We can expect pandemics to recur every few years, and this one is bad enough to setup some long term changes in the system that should provide resilience to new viruses and to recurrence of existing ones. One way to operate a global economy in the presence of viral pandemics is to have testing be a continuous part of everyone’s life and to be a gate on movement of people, even when there isn’t a pandemic. So in order to get on a scheduled airline flight or possibly event to attend a large public event you would have to take a test to show you aren’t carrying any of the known viruses that are bad enough to kill people. That could include the flu, but might not include the common cold. The cost per test for testing in huge volume can be driven down to a very low level over time.

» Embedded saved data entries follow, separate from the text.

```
template <int NT>
__global__ __launch_bounds__(NT) void k_octree(OrbK K, const uint32_t *__restrict__ cellCand, const int *__restrict__ cellCount,
                                                uint32_t *__restrict__ cand, int *__restrict__ candCount, uint16_t *__restrict__ nodeOf,
                                                uint32_t *__restrict__ lvlOut, int *__restrict__ lvlCount, int maxNodes) {
  extern __shared__ __attribute__((aligned(16))) uint8_t smem[];
  const int l = blockIdx.y, b = blockIdx.x, tid = threadIdx.x;
  const LevelInfo &Lv = K.L[l];
  const int M = maxNodes;
  ONode *listA = reinterpret_cast<ONode *>(smem);
  ONode *listB = listA + M;
  int *ccnt = reinterpret_cast<int *>(listB + M);
  unsigned short *cpos = reinterpret_cast<unsigned short *>(ccnt + 4 * M);
  unsigned short *npos = cpos + 4 * M;
  unsigned short *order = npos + M;
  unsigned char *split = reinterpret_cast<unsigned char *>(order + M);
  unsigned long long *best = reinterpret_cast<unsigned long long *>(smem + (((size_t)(split + M - smem)) + 7 & ~(size_t)7));
  __shared__ int s_w[NT / 64], s_S, s_nexp, s_jstar;
  uint32_t *cdw = cand + (long long)b * K.candStride + Lv.candBase;
  int n;
  {
    int *offs = reinterpret_cast<int *>(smem);
    const int ncell = Lv.nCols * Lv.nRows;
    const int *cc = cellCount + (long long)b * K.totalCells + Lv.cellBase;
    const uint32_t *sp = cellCand + (long long)b * K.candStride + Lv.candBase;
    int run = 0;
    for (int c0 = 0; c0 < ncell; c0 += NT) {
      const int c = c0 + tid;
      const int v = c < ncell ? cc[c] : 0;
      int tot;
      const int ex = fb::block_excl_scan<NT>(v, s_w, &tot);
      if (c < ncell) offs[c] = run + ex;
      run += tot;
      __syncthreads();
    }
    n = run;
    if (tid == 0) { offs[ncell] = n; candCount[b * K.nlevels + l] = n; }
    __syncthreads();
    for (int k0 = tid; k0 < n; k0 += NT * 4) {
      uint32_t val[4];
#pragma unroll
      for (int u = 0; u < 4; u++) {
        const int k = min(k0 + u * NT, n - 1);
        int lo = 0, hi = ncell;
        while (hi - lo > 1) {
          const int mid = (lo + hi) >> 1;
          if (offs[mid] <= k) lo = mid; else hi = mid;
        }
        val[u] = sp[(long long)lo * Lv.slotCap + (k - offs[lo])];
      }
#pragma unroll
      for (int u = 0; u < 4; u++)
        if (k0 + u * NT < n) cdw[k0 + u * NT] = val[u];
    }
    __threadfence_block();
    __syncthreads();
  }
  const uint32_t *cd = cdw;
  uint16_t *nof = nodeOf + (long long)b * K.candStride + Lv.candBase;
  int *outCount = lvlCount + b * K.nlevels + l;
  uint32_t *out = lvlOut + (long long)b * K.outStride + Lv.outBase;
  if (n == 0 || Lv.nIni < 1) { if (tid == 0) *outCount = 0; return; }
  const int N = Lv.N;
  const int Hh = Lv.h - 2 * BORDER;
  for (int i = tid; i < Lv.nIni; i += NT) {
    ONode nd;
    nd.x0 = (short)(int)(Lv.hX * (float)i);
    nd.x1 = (short)(int)(Lv.hX * (float)(i + 1));
    nd.y0 = 0; nd.y1 = (short)Hh; nd.cnt = 0;
    listB[i] = nd;
  }
  __syncthreads();
  for (int k = tid; k < n; k += NT) {
    const int rx = (int)(cd[k] & 0xFFF) - BORDER;
    int idx = (int)((float)rx / Lv.hX);
    idx = min(idx, Lv.nIni - 1);
    nof[k] = (uint16_t)idx;
    atomicAdd(&listB[idx].cnt, 1);
  }
  __syncthreads();
  if (tid == 0) {
    int S = 0;
    for (int i = 0; i < Lv.nIni; i++) {
      npos[i] = (unsigned short)S;
      if (listB[i].cnt > 0) listA[S++] = listB[i];
    }
    s_S = S;
  }
  __syncthreads();
  for (int k = tid; k < n; k += NT) nof[k] = npos[nof[k]];
  __syncthreads();
  ONode *cur = listA, *nxt = listB;
  int S = s_S;
  bool finalPhase = false;
  for (int guard = 0; guard < 64; guard++) {
    const int prevSize = S;
    for (int i = tid; i < 4 * S; i += NT) ccnt[i] = 0;
    __syncthreads();
    for (int k0 = tid; k0 < n; k0 += NT * 4) {
      int pk[4];
      uint32_t ck[4];
#pragma unroll
      for (int u = 0; u < 4; u++) { const int kk = min(k0 + u * NT, n - 1); pk[u] = nof[kk]; ck[u] = cd[kk]; }
#pragma unroll
      for (int u = 0; u < 4; u++) {
        if (k0 + u * NT >= n) break;
        const int p = pk[u];
        const ONode nd = cur[p];
        if (nd.cnt > 1) {
          const uint32_t c = ck[u];
          atomicAdd(&ccnt[4 * p + quadrant(nd, (int)(c & 0xFFF) - BORDER, (int)((c >> 12) & 0xFFF) - BORDER)], 1);
        }
      }
    }
    __syncthreads();
    if (!finalPhase) {
      for (int p = tid; p < S; p += NT) split[p] = cur[p].cnt > 1;
    } else {
      for (int p = tid; p < S; p += NT) {
        split[p] = 0;
        const int c = cur[p].cnt;
        if (c > 1) {
          int rank = 0;
          for (int j = 0; j < S; j++) {
            const int cj = cur[j].cnt;
            if (cj > 1 && (cj > c || (cj == c && j < p))) rank++;
          }
          order[rank] = (unsigned short)p;
        }
      }
      __syncthreads();
      if (tid == 0) {
        int sz = S, j = 0;
        const int C = s_nexp;
        for (; j < C; j++) {
          const int p = order[j];
          const int kk = (ccnt[4 * p] > 0) + (ccnt[4 * p + 1] > 0) + (ccnt[4 * p + 2] > 0) + (ccnt[4 * p + 3] > 0);
          sz += kk - 1;
          split[p] = 1;
          if (sz >= N) { j++; break; }
        }
        s_jstar = j;
      }
    }
    __syncthreads();
    const int per = (S + NT - 1) / NT;
    const int a0 = min(tid * per, S), a1 = min(a0 + per, S);
    int myKids = 0, myKeep = 0;
    if (!finalPhase) {
      for (int p = a0; p < a1; p++) {
        if (split[p]) myKids += (ccnt[4 * p] > 0) + (ccnt[4 * p + 1] > 0) + (ccnt[4 * p + 2] > 0) + (ccnt[4 * p + 3] > 0);
        else myKeep++;
      }
    } else {
      const int J = s_jstar;
      const int perj = (J + NT - 1) / NT;
      const int r0 = min(tid * perj, J), r1 = min(r0 + perj, J);
      for (int r = r0; r < r1; r++) {
        const int p = order[r];
        myKids += (ccnt[4 * p] > 0) + (ccnt[4 * p + 1] > 0) + (ccnt[4 * p + 2] > 0) + (ccnt[4 * p + 3] > 0);
      }
      for (int p = a0; p < a1; p++) if (!split[p]) myKeep++;
    }
    int totalKids, totalKeep;
    const int kidsBefore = fb::block_excl_scan<NT>(myKids, s_w, &totalKids);
    const int keepBefore = fb::block_excl_scan<NT>(myKeep, s_w, &totalKeep);
    {
      int ci = kidsBefore, kp = totalKids + keepBefore;
      if (!finalPhase) {
        for (int p = a0; p < a1; p++) {
          if (split[p]) {
            for (int q = 0; q < 4; q++)
              if (ccnt[4 * p + q] > 0) {
                const int pos = totalKids - 1 - ci++;
                cpos[4 * p + q] = (unsigned short)pos;
                nxt[pos] = child_of(cur[p], q, ccnt[4 * p + q]);
              }
          } else {
            npos[p] = (unsigned short)kp;
            nxt[kp++] = cur[p];
          }
        }
      } else {
        const int J = s_jstar;
        const int perj = (J + NT - 1) / NT;
        const int r0 = min(tid * perj, J), r1 = min(r0 + perj, J);
        for (int r = r0; r < r1; r++) {
          const int p = order[r];
          for (int q = 0; q < 4; q++)
            if (ccnt[4 * p + q] > 0) {
              const int pos = totalKids - 1 - ci++;
              cpos[4 * p + q] = (unsigned short)pos;
              nxt[pos] = child_of(cur[p], q, ccnt[4 * p + q]);
            }
        }
        for (int p = a0; p < a1; p++)
          if (!split[p]) { npos[p] = (unsigned short)kp; nxt[kp++] = cur[p]; }
      }
    }
    const int Snew = totalKids + totalKeep;
    __syncthreads();
    for (int k0 = tid; k0 < n; k0 += NT * 4) {
      int pk[4];
      uint32_t ck[4];
#pragma unroll
      for (int u = 0; u < 4; u++) { const int kk = min(k0 + u * NT, n - 1); pk[u] = nof[kk]; ck[u] = cd[kk]; }
#pragma unroll
      for (int u = 0; u < 4; u++) {
        const int k = k0 + u * NT;
        if (k >= n) break;
        const int p = pk[u];
        if (split[p]) {
          const uint32_t c = ck[u];
          nof[k] = cpos[4 * p + quadrant(cur[p], (int)(c & 0xFFF) - BORDER, (int)((c >> 12) & 0xFFF) - BORDER)];
        } else nof[k] = npos[p];
      }
    }
    int myExp = 0;
    {
      const int pern = (Snew + NT - 1) / NT;
      const int n0 = min(tid * pern, Snew), n1 = min(n0 + pern, Snew);
      for (int p = n0; p < n1; p++) myExp += (p < totalKids && nxt[p].cnt > 1);
    }
    int nToExpand;
    fb::block_excl_scan<NT>(myExp, s_w, &nToExpand);
    if (tid == 0) s_nexp = nToExpand;
    __syncthreads();
    ONode *t = cur; cur = nxt; nxt = t;
    S = Snew;
    if (S >= N || S == prevSize) break;
    if (!finalPhase) {
      if (S + nToExpand * 3 > N) finalPhase = true;
    }
  }
  for (int p = tid; p < S; p += NT) best[p] = 0ull;
  __syncthreads();
  for (int k0 = tid; k0 < n; k0 += NT * 4) {
    int pk[4];
    uint32_t ck[4];
#pragma unroll
    for (int u = 0; u < 4; u++) { const int kk = min(k0 + u * NT, n - 1); pk[u] = nof[kk]; ck[u] = cd[kk]; }
#pragma unroll
    for (int u = 0; u < 4; u++) {
    const int k = k0 + u * NT;
    if (k >= n) break;
    const uint32_t c = ck[u];
    const int x = c & 0xFFF, y = (c >> 12) & 0xFFF, r = c >> 24;
    const int cellI = (y - EDGE_THRESHOLD) / Lv.hCell, cellJ = (x - EDGE_THRESHOLD) / Lv.wCell;
    const int dwid = min(Lv.wCell, Lv.w - 2 * EDGE_THRESHOLD - cellJ * Lv.wCell);
    const int inCell = (y - EDGE_THRESHOLD - cellI * Lv.hCell) * dwid + (x - EDGE_THRESHOLD - cellJ * Lv.wCell);
    const unsigned orderKey = (unsigned)(cellI * Lv.nCols + cellJ) * 4096u + (unsigned)inCell;
    const unsigned long long key = ((unsigned long long)r << 56) | ((unsigned long long)(0xFFFFFFFFu - orderKey) << 24) | (unsigned)k;
    atomicMax(&best[pk[u]], key);
    }
  }
  __syncthreads();
  for (int p = tid; p < S; p += NT) out[p] = cd[(unsigned)(best[p] & 0xFFFFFFull)];
  if (tid == 0) *outCount = S;
}

}
```

### fishbirdeyevisualslam_amd/csrc/orb_plan.h

```cpp
#ifndef FB_ORB_PLAN_H_
#define FB_ORB_PLAN_H_

#include <algorithm>
#include <cstdint>
#include <cstring>
#include <vector>

#include "../../include/fishbird.h"

#ifndef FB_HD
#define FB_HD
#endif
#include "fb_detmath.h"

namespace fb {
void set_error(const char *fmt, ...);
}

namespace {

constexpr int EDGE_THRESHOLD = 19;
constexpr int HALF_PATCH = 15;
constexpr int PATCH_SIZE = 31;
constexpr int BORDER = EDGE_THRESHOLD - 3;

constexpr int FAST_MAX_TILE = 72;
constexpr int FAST_CPW = 4;
constexpr int DESC_WPB = 4;
constexpr int DESC_KPW = 2;
constexpr int BLUR_ROWS = 32;
constexpr size_t OCTREE_LDS_MAX = 160 * 1024 - 512;
#ifdef FB_FAST_LISTHIST
#define FB_ORB_TIMER_WORDS (16 + 128)
#else
#define FB_ORB_TIMER_WORDS 16
#endif

struct LevelInfo {
  int w, h, pitch;
  long long off;
  int nCols, nRows, wCell, hCell, cellBase;
  int N;
  long long candBase;
  int candCap;
  int slotCap;
  int outBase, outCap;
  int nIni;
  float hX;
  float scale;
  int patchSize;
  long long boff;
};

struct OrbK {
  int nlevels, iniTh, minTh, totalCells, outStride, capOut;
  int kpStride;
  int fastTileBytes, fastMaxOut, fastMaxPix;
  int fastTP;
  int dbg;
  unsigned long long *timers;
  int cellBase[FB_MAX_LEVELS + 1];
  int grpBase[FB_MAX_LEVELS + 1];
  int totalGroups;
  int descBase[FB_MAX_LEVELS + 1];
  int runBase[FB_MAX_LEVELS];
  int runCap[FB_MAX_LEVELS];
  long long pyrStride;
  long long blurStride;
  int blurStrips[FB_MAX_LEVELS + 1];
  long long candStride;
  int umax[16];
  LevelInfo L[FB_MAX_LEVELS];
};

struct ResizeTabs {
  const int *xofs;
  const short *ialpha;
  const int *yofs;
  const short *ibeta;
};

struct ONode {
  short x0, y0, x1, y1;
  int cnt;
};

inline void make_tables(const fb_orb_params &p, fb_orb_tables &t) {
  memset(&t, 0, sizeof(t));
  const int nl = p.nlevels;
  t.scale_factor[0] = 1.0f;
  t.level_sigma2[0] = 1.0f;
  for (int i = 1; i < nl; i++) {
    t.scale_factor[i] = t.scale_factor[i - 1] * p.scale_factor;
    t.level_sigma2[i] = t.scale_factor[i] * t.scale_factor[i];
  }
  for (int i = 0; i < nl; i++) {
    t.inv_scale_factor[i] = 1.0f / t.scale_factor[i];
    t.inv_level_sigma2[i] = 1.0f / t.level_sigma2[i];
  }
  float factor = 1.0f / p.scale_factor;
  float nDesired = p.nfeatures * (1 - factor) / (1 - (float)pow((double)factor, (double)nl));
  int sum = 0;
  for (int l = 0; l < nl - 1; l++) {
    t.features_per_level[l] = fb_cvround(nDesired);
    sum += t.features_per_level[l];
    nDesired *= factor;
  }
  t.features_per_level[nl - 1] = std::max(p.nfeatures - sum, 0);
  int umax[HALF_PATCH + 2] = {0};
  int v, v0;
  const int vmax = fb_cvfloor(HALF_PATCH * sqrtf(2.f) / 2 + 1);
  const int vmin = fb_cvceil(HALF_PATCH * sqrtf(2.f) / 2);
  const double hp2 = HALF_PATCH * HALF_PATCH;
  for (v = 0; v <= vmax; ++v) umax[v] = fb_cvround_d(sqrt(hp2 - v * v));
  for (v = HALF_PATCH, v0 = 0; v >= vmin; --v) {
    while (umax[v0] == umax[v0 + 1]) ++v0;
    umax[v] = v0;
    ++v0;
  }
  for (int i = 0; i <= HALF_PATCH; i++) t.umax[i] = umax[i];
}

inline int capacity_of(const fb_orb_params &p) { return p.nfeatures + 8 * p.nlevels; }

struct OrbSizes {
  size_t pyr, blur, cand, cellCand, cellCount, nodeOf, counts, lvlOut, timers;
};

struct OrbPlan {
  OrbK K;
  bool rowsOK[FB_MAX_LEVELS];
  bool mergeOK[FB_MAX_LEVELS];
  std::vector<uint8_t> tabBytes;
  size_t tabOff[FB_MAX_LEVELS][4];
  uint32_t angTab[64 * 4];
  int maxNodes;
  size_t octreeLds;
  OrbSizes sizes(size_t B) const {
    OrbSizes z;
    z.pyr = B * K.pyrStride + 256;
    z.blur = B * K.blurStride + 256;
    z.cand = z.cellCand = B * K.candStride * 4 + 16;
    z.cellCount = B * (size_t)K.totalCells * 4 + 16;
    z.nodeOf = B * K.candStride * 2 + 16;
    z.counts = B * K.nlevels * 4 * 2 + FB_MAX_LEVELS * 4;
    z.lvlOut = B * K.outStride * 4 + 16;
    z.timers = FB_ORB_TIMER_WORDS * 8;
    return z;
  }
};

inline int plan_level(const fb_orb_params &p, const fb_orb_tables &t, int w, int h, int l, LevelInfo &L) {
  const float scale = t.inv_scale_factor[l];
  L.w = fb_cvround((float)w * scale);
  L.h = fb_cvround((float)h * scale);
  if (l == 0) { L.w = w; L.h = h; }
  if (L.w < 1 || L.h < 1) {
    fb::set_error("pyramid level %d of a %dx%d image is empty (scale factor %.3f, %d levels)", l, w, h, (double)p.scale_factor, p.nlevels);
    return FB_ERR_ARG;
  }
  if (L.w >= 4096 || L.h >= 4096) { fb::set_error("image too large (level %d is %dx%d, limit 4095)", l, L.w, L.h); return FB_ERR_ARG; }
  L.pitch = (L.w + 63) & ~63;
  const int maxBX = L.w - BORDER, maxBY = L.h - BORDER;
  const float width = (float)(maxBX - BORDER), height = (float)(maxBY - BORDER);
  L.nCols = (int)(width / 30.f);
  L.nRows = (int)(height / 30.f);
  if (L.nCols <= 0 || L.nRows <= 0) { L.nCols = L.nRows = 0; L.wCell = L.hCell = 1; }
  else { L.wCell = (int)ceilf(width / L.nCols); L.hCell = (int)ceilf(height / L.nRows); }
  if (L.wCell + 6 > FAST_MAX_TILE - 3 || L.hCell + 6 > FAST_MAX_TILE) { fb::set_error("FAST cell %dx%d exceeds the LDS tile", L.wCell, L.hCell); return FB_ERR_CAPACITY; }
  if (L.nCols * L.nRows >= (1 << 20)) { fb::set_error("level %d has more than 2^20 FAST cells", l); return FB_ERR_CAPACITY; }
  L.N = t.features_per_level[l];
  L.slotCap = ((L.wCell + 1) / 2) * ((L.hCell + 1) / 2);
  L.candCap = L.nCols * L.nRows * L.slotCap + 16;
  if (L.candCap >= (1 << 24)) { fb::set_error("level %d: more than 2^24 FAST candidates possible", l); return FB_ERR_CAPACITY; }
  const int Wr = maxBX - BORDER, Hr = maxBY - BORDER;
  L.nIni = (Hr > 0) ? (int)roundf((float)Wr / Hr) : 0;
  L.hX = L.nIni > 0 ? (float)Wr / L.nIni : 1.f;
  L.outCap = std::max(L.N + 3, 4 * L.nIni) + 4;
  L.scale = t.scale_factor[l];
  L.patchSize = (int)(PATCH_SIZE * t.scale_factor[l]);
  return FB_OK;
}
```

The blanket application of shelter in place rules, as are in place in Santa Clara county (where I’m currently writing this) is currently affecting millions of people, with a few hundred confirmed cases. If everyone was tested regularly, then we could find the actual people who should be isolated and the rest of us would be confident that we aren’t spreading the virus, and get on with our lives. The social and financial costs of the shutdown are big enough that the ongoing blanket testing alternative may end up looking like a good deal.